Distribution of African swine fever outbreaks reported in Malawi from 2016 to September 2019. Outbreaks occurred in all provinces of the country. Source of data: OIE World Animal Health Information System. The map was developed using QGIS version 3.4.4 (https://www.qgis.org/en/site/about/index.html)

DNA extraction and nucleotide amplification

QIAmp nucleic acid extraction kit (Qiagen, Hilden, Germany) was used for DNA extraction from collected samples, following manufacturer’s instructions. The presence of ASFV in collected samples was confirmed by polymerase chain reaction (PCR) using ASF diagnostic primers PPA1 and PPA2, as previously described by Aguero et al. [54]. The variable 3′-end of B646L gene encoding the major capsid protein p72, the tetramer amino acid repeats within the hypervariable central variable region (CVR) and the intergenic region (IGR) between I73R and I329L were amplified using the following primers: p72-D/p72-U [16], ORF9L-F/ORF9L-R [55] and ECO1A/ ECO1B [19], respectively.

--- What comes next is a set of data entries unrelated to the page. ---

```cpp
int asr_whisper_create(const asr_whisper_config* cfg, const void* arena, size_t arena_bytes, int arena_mem, int device_id,
                       int precision, asr_session** out);
int asr_whisper_encode(asr_session* s, const void* audio, int audio_mem, const int64_t* audio_offsets, int batch,
                       int32_t* n_positions_out);
int asr_whisper_prefill(asr_session* s, const int32_t* ids, int n, int32_t* next_ids_out, float* logits_out);
int asr_whisper_prefill_prompts(asr_session* s, const int32_t* ids, const int32_t* offsets, int32_t* next_ids_out, float* logits_out);
int asr_whisper_decode(asr_session* s, const int32_t* ids, int32_t* next_ids_out, float* logits_out);
int asr_whisper_generate(asr_session* s, int max_new, int eos_id, int32_t* tokens_out, int32_t* n_out);
int asr_whisper_beam_search(asr_session* s, int beam, int max_new, int eos_id, int32_t* tokens_out, int32_t* n_out, float* scores_out);
int asr_whisper_set_penalty(asr_session* s, float repeat_penalty, int penalty_range);
int asr_whisper_set_fp8_act_shift(asr_session* s, int shift);
int asr_whisper_fp8_stats(asr_session* s, uint64_t stats[2]);

int asr_whisper_track_history(asr_session* s, int enable);
int asr_whisper_no_speech_prob(asr_session* s, int no_speech_id, float* prob_out);
int asr_whisper_set_sampling(asr_session* s, int enable, float temperature, int top_k, float top_p, float repetition_penalty,
                             uint64_t seed);
int asr_whisper_set_sampling_noise(asr_session* s, const float* uniforms, int count);
int asr_whisper_set_token_scores(asr_session* s, int enable);
int asr_whisper_set_hotwords(asr_session* s, const int32_t* ids, const int32_t* offsets, int n_phrases, float boost);
int asr_whisper_set_lm(asr_session* s, const int32_t* image_words, int64_t n_words, float alpha, float beta, float oov_logprob, int topk,
                       const int32_t* end_ids, int n_end_ids);
int asr_whisper_token_scores(asr_session* s, float* logprob_out, int out_stride, int32_t* n_out);
int asr_whisper_set_timestamps(asr_session* s, int enable, int timestamp_begin_id, int no_timestamps_id, int eot_id, int max_initial_index);
int asr_whisper_set_word_timestamps(asr_session* s, int enable, const int32_t* layer_head_pairs, int n_pairs, int max_rows);
int asr_whisper_align(asr_session* s, const int32_t* n_rows, const int32_t* n_frames, int medfilt_width, int32_t* token_frames_out, int out_stride);
int asr_whisper_align_read(asr_session* s, int what, int b, void* host_out, size_t bytes, int32_t* shape_out);

typedef struct asr_qwen_config {
  int32_t sample_rate, n_mels, nfft, hop_length;
  int32_t enc_d, enc_heads, enc_ffn, n_enc_layers, conv_channels, n_window, n_window_infer, max_source_positions;
  int32_t d_model, n_heads, n_kv_heads, d_head, d_ffn, n_layers, vocab, max_seq_len, max_audio_len;
  float rms_eps, rope_theta;
  int32_t classify_num;
  int32_t reserved[8];
} asr_qwen_config;

int asr_qwen_create(const asr_qwen_config* cfg, const void* arena, size_t arena_bytes, int arena_mem, int device_id, int precision,
                    asr_session** out);
int asr_qwen_prefill(asr_session* s, const void* audio, int audio_mem, const int64_t* audio_offsets, int batch, const int32_t* pre_ids,
                     const int32_t* pre_offsets, const int32_t* post_ids, const int32_t* post_offsets, int32_t* next_ids_out, float* logits_out,
                     int32_t* ids_len_out);
int asr_qwen_decode(asr_session* s, const int32_t* ids, int32_t* next_ids_out, float* logits_out);
int asr_qwen_set_penalty(asr_session* s, float repeat_penalty, int penalty_range);
int asr_qwen_track_history(asr_session* s, int enable);
int asr_qwen_set_sampling(asr_session* s, int enable, float temperature, int top_k, float top_p, float repetition_penalty, uint64_t seed);
int asr_qwen_set_sampling_noise(asr_session* s, const float* uniforms, int count);
int asr_qwen_set_token_scores(asr_session* s, int enable);
int asr_qwen_set_hotwords(asr_session* s, const int32_t* ids, const int32_t* offsets, int n_phrases, float boost);
int asr_qwen_set_lm(asr_session* s, const int32_t* image_words, int64_t n_words, float alpha, float beta, float oov_logprob, int topk, const int32_t* end_ids,
                    int n_end_ids);
int asr_qwen_token_scores(asr_session* s, float* logprob_out, int out_stride, int32_t* n_out);
int asr_qwen_generate(asr_session* s, int max_new, const int32_t* stop_ids, int n_stop, int32_t* tokens_out, int32_t* n_out);
int asr_qwen_kv_stats(asr_session* s, int32_t* out4);
int asr_qwen_beam_search(asr_session* s, int beam, int max_new, const int32_t* stop_ids, int n_stop, int32_t* tokens_out, int32_t* n_out,
                         float* scores_out);

int asr_qwen_align(asr_session* s, const void* audio, int audio_mem, const int64_t* audio_offsets, int batch, const int32_t* pre_ids,
                   const int32_t* pre_offsets, const int32_t* post_ids, const int32_t* post_offsets, int32_t timestamp_id, int32_t* slot_offsets_out,
                   int32_t* buckets_out, int64_t buckets_cap, float* logits_out, int32_t* ids_len_out);

int asr_mem_alloc(int device_id, size_t bytes, void** out);
int asr_mem_free(int device_id, void* ptr);
int asr_mem_copy(int device_id, void* dst, const void* src, size_t bytes, int kind);

int asr_session_destroy(asr_session* s);
int asr_session_set_stream(asr_session* s, void* hip_stream);
int asr_session_device(asr_session* s, int* device_id);
int asr_session_set_audio_dtype(asr_session* s, int audio_dtype);
int asr_session_audio_dtype(asr_session* s, int* audio_dtype_out);
int asr_session_set_input_format(asr_session* s, int sample_rate, int channels);
int asr_session_input_format(asr_session* s, int* sample_rate_out, int* channels_out);

int asr_session_profile_enable(asr_session* s, int enable);
int asr_session_profile_reset(asr_session* s);
int asr_session_profile_read(asr_session* s, int cap, char* names, double* total_ms, int64_t* launches, int* n_out);

int asr_session_taps_enable(asr_session* s, int enable);
int asr_session_tap_shape(asr_session* s, const char* name, int64_t* rows, int64_t* cols);
int asr_session_tap_read(asr_session* s, const char* name, void* host_out, size_t bytes);

int asr_op_gemm(int precision, const float* a, const float* w, const float* bias, int M, int N, int K, int act,
                float* out);
int asr_op_layernorm(int precision, const float* x, int rows, int D, const float* gamma, const float* beta, float eps,
                     float* out);
int asr_op_attention(int precision, const float* q, const float* k, const float* v, const int32_t* seq_lens, int batch,
                     int n_heads, int d_head, float* ctx);
int asr_op_fsmn(int precision, const float* v, const float* w, const float* b, const int32_t* seq_lens, int batch,
                int channels, int ktaps, float* out);
int asr_op_gemm_ln(const float* x, const float* w, const float* bias, const float* gamma, const float* beta, int M, int N, int K,
                   float* out);
int asr_op_ctc_collapse(const int32_t* frame_ids, const int32_t* seq_lens, int batch, int blank_id, int32_t* token_ids,
                        int max_tokens, int32_t* num_id);
int asr_op_ctc_collapse_timed(const int32_t* frame_ids, const float* frame_logprob, const int32_t* seq_lens, int batch, int blank_id,
                              int32_t* token_ids, int32_t* first_frame, int32_t* last_frame, float* token_logprob, int max_tokens, int32_t* num_id);
int asr_op_ctc_prefix_beam(const int32_t* cand_id, const float* cand_logprob, int topk, const int32_t* seq_lens, int batch, int blank_id,
                           const int32_t* trie_depth, const int32_t* trie_is_end, const int32_t* trie_child_off, const int32_t* trie_child_tok,
                           const int32_t* trie_child_node, int n_nodes, float boost, int beam, int nbest, int32_t* token_ids, int max_tokens,
                           int32_t* num_id, float* score, float* ctc_score);
int asr_op_ctc_prefix_beam_lm(const int32_t* cand_id, const float* cand_logprob, int topk, const int32_t* seq_lens, int batch, int blank_id,
                              const int32_t* trie_depth, const int32_t* trie_is_end, const int32_t* trie_child_off, const int32_t* trie_child_tok,
                              const int32_t* trie_child_node, int n_nodes, float boost, int beam, int nbest, int32_t* token_ids, int max_tokens,
                              int32_t* num_id, float* score, float* ctc_score, const int32_t* lm_image, int64_t lm_words, float alpha, float beta,
                              float oov_logprob);
int asr_op_nar_beam(const int32_t* cand_id, const float* cand_logprob, int topk, const int32_t* seq_lens, int batch, const int32_t* trie_depth,
                    const int32_t* trie_is_end, const int32_t* trie_child_off, const int32_t* trie_child_tok, const int32_t* trie_child_node, int n_nodes,
                    float boost, const int32_t* lm_image, int64_t lm_words, float alpha, float beta, float oov_logprob, int beam, int nbest,
                    int32_t* token_ids, int max_tokens, int32_t* num_id, float* score, float* am_score, float* token_logprob);
int asr_nar_stream_beam_state_words(int beam, int pend_cap);
int asr_op_nar_stream_beam(const int32_t* cand_id, const float* cand_logprob, int topk, int n_streams, int n_steps, const int32_t* step_off,
                           const int32_t* slot_stream, const int32_t* slot_rows, const int32_t* slot_final, const int32_t* trie_depth,
                           const int32_t* trie_is_end, const int32_t* trie_child_off, const int32_t* trie_child_tok, const int32_t* trie_child_node,
                           int n_nodes, float boost, const int32_t* lm_image, int64_t lm_words, float alpha, float beta, float oov_logprob, int beam,
                           int nbest, int pend_cap, int32_t* state_io, int state_words, int32_t* commit_ids, float* commit_logprob, int commit_cap,
                           int32_t* commit_num, int32_t* pend_ids, float* pend_logprob, int32_t* pend_num, float* pend_score, float* pend_am,
                           int32_t* total);
int asr_op_ctc_align(const float* em, int ld_em, const int32_t* seq_lens, int batch, int row0, const int32_t* target_ids, const int32_t* target_offsets,
                     int32_t* first_frame, int32_t* last_frame, float* token_logprob, int max_tokens, float* path_score, float* loglik, int32_t* status);
int asr_op_cif_scan_timed(const float* alpha, const float* enc, int d, const int32_t* seq_lens, int batch, float tail_threshold, float* acoustic_out,
                          int32_t* fire_frame_out, int max_tokens, int32_t* num_id_out);
int asr_op_resample(const void* audio, const int64_t* offsets, int batch, int audio_dtype, int rate_in, int rate_model, int channels, int int16_scale,
                    float* out, int64_t out_cap, int64_t* offsets_out);
int asr_resample_table(int rate_in, int rate_model, int* L, int* M, int* W, float* coeffs);

#ifdef __cplusplus
}
#endif
#endif
```

Before: 77210 audio-s/s.

## Skip zero mel-filterbank tiles and dead DFT bin tiles in the fbank kernel

At session load the mel filter matrix is scanned once on the host to build liveness tables: which DFT bin tiles feed any mel bin, and which (mel tile, bin tile) pairs are nonzero. Mel tiles are split between two wave groups with a balanced assignment. The split fbank kernel then computes DFT only for live bin tiles, runs the mel projection only over nonzero pairs, and templates on the number of valid 16-frame tiles so tail blocks issue fewer MFMAs. Tail blocks are also moved to the end of the block list. This removes redundant MFMA work in the front end, at the cost of more complex per-wave indexing and code specialisation. The front end is only a small part of a 70-block encoder, so end-to-end impact is bounded.

```diff
diff --git a/automatic-speech-recognition-asr-onnx_amd/_lib.py b/automatic-speech-recognition-asr-onnx_amd/_lib.py
--- a/automatic-speech-recognition-asr-onnx_amd/_lib.py
+++ b/automatic-speech-recognition-asr-onnx_amd/_lib.py
@@ -126,6 +126,8 @@
     "asr_session_audio_dtype": (_i, [_vp, C.POINTER(C.c_int)]),
     "asr_session_set_input_format": (_i, [_vp, _i, _i]),
     "asr_session_input_format": (_i, [_vp, C.POINTER(C.c_int), C.POINTER(C.c_int)]),
+    "asr_session_fbank_live": (_i, [_vp, _ip]),
+    "asr_fbank_live_tables": (_i, [_fp, _i, _i, _i, _ip, _i]),
     "asr_session_profile_enable": (_i, [_vp, _i]),
     "asr_session_profile_reset": (_i, [_vp]),
     "asr_session_profile_read": (_i, [_vp, _i, C.c_char_p, _dp, _lp, C.POINTER(C.c_int)]),
diff --git a/automatic-speech-recognition-asr-onnx_amd/csrc/api.hip b/automatic-speech-recognition-asr-onnx_amd/csrc/api.hip
--- a/automatic-speech-recognition-asr-onnx_amd/csrc/api.hip
+++ b/automatic-speech-recognition-asr-onnx_amd/csrc/api.hip
@@ -85,6 +85,23 @@
   return asr_guard([&] {
     ASR_REQUIRE(s && audio_dtype_out, "audio_dtype: null argument");
     *audio_dtype_out = s->audio_dtype;
+  });
+}
+
+extern "C" int asr_session_fbank_live(asr_session* s, int32_t* out4) {
+  return asr_guard([&] {
+    ASR_REQUIRE(s && out4, "fbank_live: null argument");
+    for (int i = 0; i < 4; ++i) out4[i] = s->fbank_live[i];
+  });
+}
+
+extern "C" int asr_fbank_live_tables(const float* mel_packed, int n_mel_tiles, int n_bin_tiles, int all_live, int32_t* words_out, int words_cap) {
+  return asr_guard([&] {
+    ASR_REQUIRE(mel_packed && words_out, "fbank_live_tables: null argument");
+    ASR_REQUIRE(words_cap >= (int)(sizeof(FbankLive) / 4), "fbank_live_tables: words_out holds %d words, the tables have %d", words_cap, (int)(sizeof(FbankLive) / 4));
+    FbankLive L;
+    fbank_live_build(mel_packed, n_mel_tiles, n_bin_tiles, all_live != 0, &L);
+    memcpy(words_out, &L, sizeof(FbankLive));
   });
 }
 
diff --git a/automatic-speech-recognition-asr-onnx_amd/csrc/engine.h b/automatic-speech-recognition-asr-onnx_amd/csrc/engine.h
--- a/automatic-speech-recognition-asr-onnx_amd/csrc/engine.h
+++ b/automatic-speech-recognition-asr-onnx_amd/csrc/engine.h
@@ -192,6 +192,7 @@
   size_t audio_elt() const { return audio_dtype == 0 ? 4 : 2; }
   int model_rate = 16000;
   int in_rate = 0, in_channels = 1;
+  int32_t fbank_live[4] = {0, 0, 0, 0};
   Resampler resampler;
   hipStream_t stream = nullptr;
   bool own_stream = false;
@@ -209,6 +210,9 @@
   int n_bin_tiles = 0, n_kchunks = 0, n_mels = 0, win = 0, hop = 0, whisper = 0;
   float log_floor = 0.0f;
   void init(int nfft, int win_, int hop_, int n_mels_, int whisper_, float log_floor_);
+  FbankLive live = {};
+  DeviceBuffer d_live;
+  void build_live(asr_session& s);
   void plan_utt(const char* family, int b, const int64_t* offs, int max_audio_len, UttPlan& p, int& frames, int& n_fb) const;
   FbankArgs args(const void* audio, int audio_dtype, const UttPlan* plan, const int32_t* blk_utt, const int32_t* blk_f0, float* mel_out, float* blk_max) const;
 };
diff --git a/automatic-speech-recognition-asr-onnx_amd/csrc/engine.hip b/automatic-speech-recognition-asr-onnx_amd/csrc/engine.hip
--- a/automatic-speech-recognition-asr-onnx_amd/csrc/engine.hip
+++ b/automatic-speech-recognition-asr-onnx_amd/csrc/engine.hip
@@ -276,12 +276,29 @@
   fa.mel_out = mel_out; fa.n_bin_tiles = n_bin_tiles; fa.n_kchunks = n_kchunks; fa.n_mel_tiles = n_mels / 16; fa.n_mels = n_mels;
   fa.win = win; fa.hop = hop; fa.log_floor = log_floor; fa.whisper = whisper; fa.blk_max = blk_max; fa.dft_split = dft_split;
   fa.log_at_floor = (float)(whisper ? std::log10((double)log_floor) : std::log((double)log_floor));
+  fa.live = d_live.as<FbankLive>();
   return fa;
 }
 
+void FrontEnd::build_live(asr_session& s) {
+  ASR_REQUIRE(melp && n_bin_tiles > 0 && n_mels % 16 == 0, "front end: the liveness tables need the mel matrix");
+  const int n_mel_tiles = n_mels / 16;
+  std::vector<float> host((size_t)n_mel_tiles * n_bin_tiles * 256);
+  HIP_CHECK(hipMemcpyAsync(host.data(), melp, host.size() * 4, hipMemcpyDeviceToHost, s.stream));
+  HIP_CHECK(hipStreamSynchronize(s.stream));
+  fbank_live_build(host.data(), n_mel_tiles, n_bin_tiles, !env_flag("ASR_FBANK_LIVE", true), &live);
+  d_live.reserve(sizeof(FbankLive), s.stream);
+  HIP_CHECK(hipMemcpyAsync(d_live.ptr, &live, sizeof(FbankLive), hipMemcpyHostToDevice, s.stream));
+  HIP_CHECK(hipStreamSynchronize(s.stream));
+  s.fbank_live[0] = live.n_bt; s.fbank_live[1] = n_bin_tiles; s.fbank_live[2] = live.n_pairs; s.fbank_live[3] = n_mel_tiles * n_bin_tiles;
+}
+
 void fill_fbank_blocks(const UttPlan* plan, int B, int32_t* blk_utt, int32_t* blk_f0) {
-  for (int b = 0, i = 0; b < B; ++b)
-    for (int f0 = 0; f0 < plan[b].n_frames; f0 += 64) { blk_utt[i] = b; blk_f0[i++] = f0; }
+  int i = 0;
+  for (int b = 0; b < B; ++b)
+    for (int f0 = 0; f0 + 64 <= plan[b].n_frames; f0 += 64) { blk_utt[i] = b; blk_f0[i++] = f0; }
+  for (int b = 0; b < B; ++b)
+    if (plan[b].n_frames % 64) { blk_utt[i] = b; blk_f0[i++] = plan[b].n_frames / 64 * 64; }
 }
 void fill_query_blocks(const UttPlan* plan, int n, int q_rows, int32_t* qb_utt, int32_t* qb_q0) {
   for (int u = 0, i = 0; u < n; ++u)
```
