static void build_layout(Model* m) {
  const int D = m->D, Ip = m->Ip, I = m->I, L = m->L, hd = m->hd, H = m->H, KV = m->KV;
  const bool ft = m->cfg.finetune != 0;
  int64_t off = 0;
  auto take = [&](int64_t n) { int64_t o = off; off += pad8(n); return o; };
  m->lo.resize(L);
  if (ft) {
    for (int l = 0; l < L; ++l) { m->lo[l].la = take((int64_t)16 * D); m->lo[l].lb = take((int64_t)m->Nqkv * 16); }
  }
  const int64_t n_lora = off;
  m->o_status = take((m->cfg.vocab_status + 1) * 16);
  m->o_gender = take((m->cfg.vocab_gender + 1) * 4);
  m->o_source = take((m->cfg.vocab_source + 1) * 4);
  m->o_lin_w = take((int64_t)D * 32);
// ... 94 lines not shown
  m->L = cfg->num_layers; m->H = cfg->num_heads; m->KV = cfg->num_kv_heads; m->D = cfg->embed_dim;
  m->I = cfg->intermediate_dim; m->Ip = m->fp8 ? (m->I + 127) / 128 * 128 : (m->I + 15) / 16 * 16;
  m->Sa = cfg->max_sequence_length; m->Ta = 2 * m->Sa; set_row_len(m, m->Sa);
  m->V0 = cfg->vocab_0; m->V1 = cfg->vocab_1; m->V = m->V0 + m->V1; m->M = cfg->metadata_dim;
  m->Mp = (m->M + 63) / 64 * 64; m->K = cfg->mask_topk; m->hd = hd;
  m->Nqkv = (m->H + 2 * m->KV) * hd; m->rows_max = cfg->max_rows;
  m->sharded = cfg->table_shard_world >= 1;
  m->sh_world = m->sharded ? cfg->table_shard_world : 1; m->sh_rank = m->sharded ? cfg->table_shard_rank : 0;
  if (m->sh_world > 16 || m->sh_rank < 0 || m->sh_rank >= m->sh_world || (m->sharded && cfg->finetune)) {
    delete m;
    set_error("table_shard: rank must be in [0, world), world <= 16, and finetuning keeps the table replicated (it is frozen)");
    return RSYS_ERR_ARG;
  }
  m->row_lo = (int)((int64_t)m->sh_rank * (m->V + 1) / m->sh_world);
  m->TR = (int)((int64_t)(m->sh_rank + 1) * (m->V + 1) / m->sh_world) - m->row_lo;
  HIP_CHECK(hipStreamCreateWithFlags(&m->stream, hipStreamNonBlocking));
  build_layout(m);
  const int64_t D = m->D, N = (int64_t)m->rows_max * m->Sa, NT = 2 * N, KB = (int64_t)m->K * m->rows_max;
  const size_t e = m->esz;
  DALLOC(m->P, m->n_total * 4); DALLOC(m->G, m->n_total * 4);
  if (m->bf16_mode) { DALLOC(m->Sh, m->n_total * 2); DALLOC(m->ShT, m->n_total * 2); } else { m->Sh = m->P; }
  DALLOC(m->Meta, (int64_t)m->TR * m->Mp * e);
  DALLOC(m->F32, (int64_t)m->TR * D * 4); DALLOC(m->FT, (int64_t)m->TR * D * e);
  if (m->bf16_mode) {
    m->Vp = ((int64_t)m->TR + 63) / 64 * 64;
    DALLOC(m->MetaT, (int64_t)m->Mp * m->Vp * 2); DALLOC(m->dFT, (int64_t)D * m->Vp * 2);
    HIP_CHECK(hipMemset(m->MetaT, 0, (size_t)m->Mp * m->Vp * 2)); HIP_CHECK(hipMemset(m->dFT, 0, (size_t)D * m->Vp * 2));
  }
  {
    const int half = hd / 2;
    std::vector<float> c((size_t)m->Ta * half), s((size_t)m->Ta * half);
    for (int k = 0; k < half; ++k) {
      float freq = 1.0f / powf(500000.0f, (float)(2 * k) / (float)hd);
      for (int t = 0; t < m->Ta; ++t) { float a = (float)t * freq; c[(size_t)t * half + k] = cosf(a); s[(size_t)t * half + k] = sinf(a); }
    }
    DALLOC(m->rope_cos, c.size() * 4); DALLOC(m->rope_sin, s.size() * 4); DALLOC(m->rope_cs, c.size() * 8);
    HIP_CHECK(hipMemcpy(m->rope_cos, c.data(), c.size() * 4, hipMemcpyHostToDevice));
    HIP_CHECK(hipMemcpy(m->rope_sin, s.data(), s.size() * 4, hipMemcpyHostToDevice));
    std::vector<float> cs(c.size() * 2);
    for (size_t i = 0; i < c.size(); ++i) { cs[2 * i] = c[i]; cs[2 * i + 1] = s[i]; }
    HIP_CHECK(hipMemcpy(m->rope_cs, cs.data(), cs.size() * 4, hipMemcpyHostToDevice));
    m->rope_npos = m->Ta;
  }
  {
    size_t per_i = 4 * 6 + 8 + 4 * 2 + 18 * 4  + 4 * 3 + 4 * 2 + 12 * 4 ;
    DALLOC(m->batch_blob, (size_t)N * per_i + 4096);
    unsigned char* p = (unsigned char*)m->batch_blob;
    auto carve = [&](size_t bytes) { void* r = p; p += (bytes + 15) / 16 * 16; return r; };
    BatchDev& b = m->bd;
    b.time = (const double*)carve(N * 8);
    b.userid = (const int*)carve(N * 4); b.tmid = (const int*)carve(N * 4); b.gender = (const int*)carve(N * 4);
// ... 256 lines not shown
    }
    if (t.ld != t.cols) {
      std::vector<float> host((size_t)rows * t.ld);
      HIP_CHECK(hipStreamSynchronize(m->stream));
      HIP_CHECK(hipMemcpy(host.data(), m->P + t.off, host.size() * 4, hipMemcpyDeviceToHost));
      for (int64_t r = 0; r < rows; ++r)
        for (int64_t c = t.cols; c < t.ld; ++c) host[r * t.ld + c] = 0.f;
      HIP_CHECK(hipMemcpy(m->P + t.off, host.data(), host.size() * 4, hipMemcpyHostToDevice));
    }
    if (t.map == MAP_W1 && m->Ip != m->I) {
      for (int64_t r = m->I; r < m->Ip; ++r) {
        HIP_CHECK(hipMemsetAsync(m->P + t.off + ((r / 16) * 32 + (r % 16)) * t.ld, 0, t.ld * 4, m->stream));
        HIP_CHECK(hipMemsetAsync(m->P + t.off + ((r / 16) * 32 + 16 + (r % 16)) * t.ld, 0, t.ld * 4, m->stream));
      }
    }
    if (t.name.find("embedding.weight") != std::string::npos)
      HIP_CHECK(hipMemsetAsync(m->P + t.off + (t.rows - 1) * t.ld, 0, t.cols * 4, m->stream));
  }
  RC(model_refresh_shadow(m));
  HIP_CHECK(hipStreamSynchronize(m->stream));
  return RSYS_OK;
}

static int build_meta_t(Model* m) {
  m->table_dirty = true;
  if (!m->bf16_mode) return RSYS_OK;
  TransposeBatch b; b.n = 1;
  b.job[0].src = (const bf16*)m->Meta; b.job[0].dst = (bf16*)m->MetaT; b.job[0].rows = m->TR; b.job[0].cols = m->Mp;
  b.job[0].ld_src = m->Mp; b.job[0].ld_dst = m->Vp;
  RC(launch_transpose_bf16(b, m->stream));
  HIP_CHECK(hipStreamSynchronize(m->stream));
  return RSYS_OK;
}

Nucleotide sequencing and phylogenetic analysis

The nucleotide sequences of PCR products were obtained by automated dideoxynucleotide cycle sequencing using BigDye Terminator Cycle sequencing kit version 3.1 (Applied Biosystems, Foster City, CA). Sequence scanner software version 2.0 (Applied Biosystems, Foster City, CA) and Bioedit version 7.2.5 (Ibis Biosciences, Carlsbad, CA) were used to check the quality of raw sequences data and to obtain consensus nucleotide sequences from both forward and reverse primers for each of the amplified regions. The obtained consensus nucleotide sequences were used for BLASTn to search for similarity of nucleotide sequences obtained in this study to other nucleotide sequences available at GenBank. The dataset for p72 phylogenetic reconstruction consisted of 38 nucleotide sequences (402 characters), comprising of 4 sequences generated in this study and 34 homologous sequences from GenBank, including ASFV strains previously described in Malawi and genotype II ASFV strains from Tanzania, Zambia, Mozambique, Zimbabwe, Georgia and China, sharing high nucleotide identity with strains described in this study (Table 1). The phylogenetic tree construction was performed using Maximum Likelihood method and Kimura 2-parameter model with a bootstrap frequency of 1000 replicates as implemented by MEGA X [56]. The tandem repeat sequences (TRS) in the intergenic region between I73R and I329L genes of the strains characterized in this study were compared with other ASFV strains using CrustalW as implemented in MEGA X [56]. The central variable region nucleotide sequences of our ASFV isolates were translated and coded to obtain signatures based on previously reported codes [18, 34, 57]. A similarity search against other ASFV amino acid sequences was performed using BLASTp.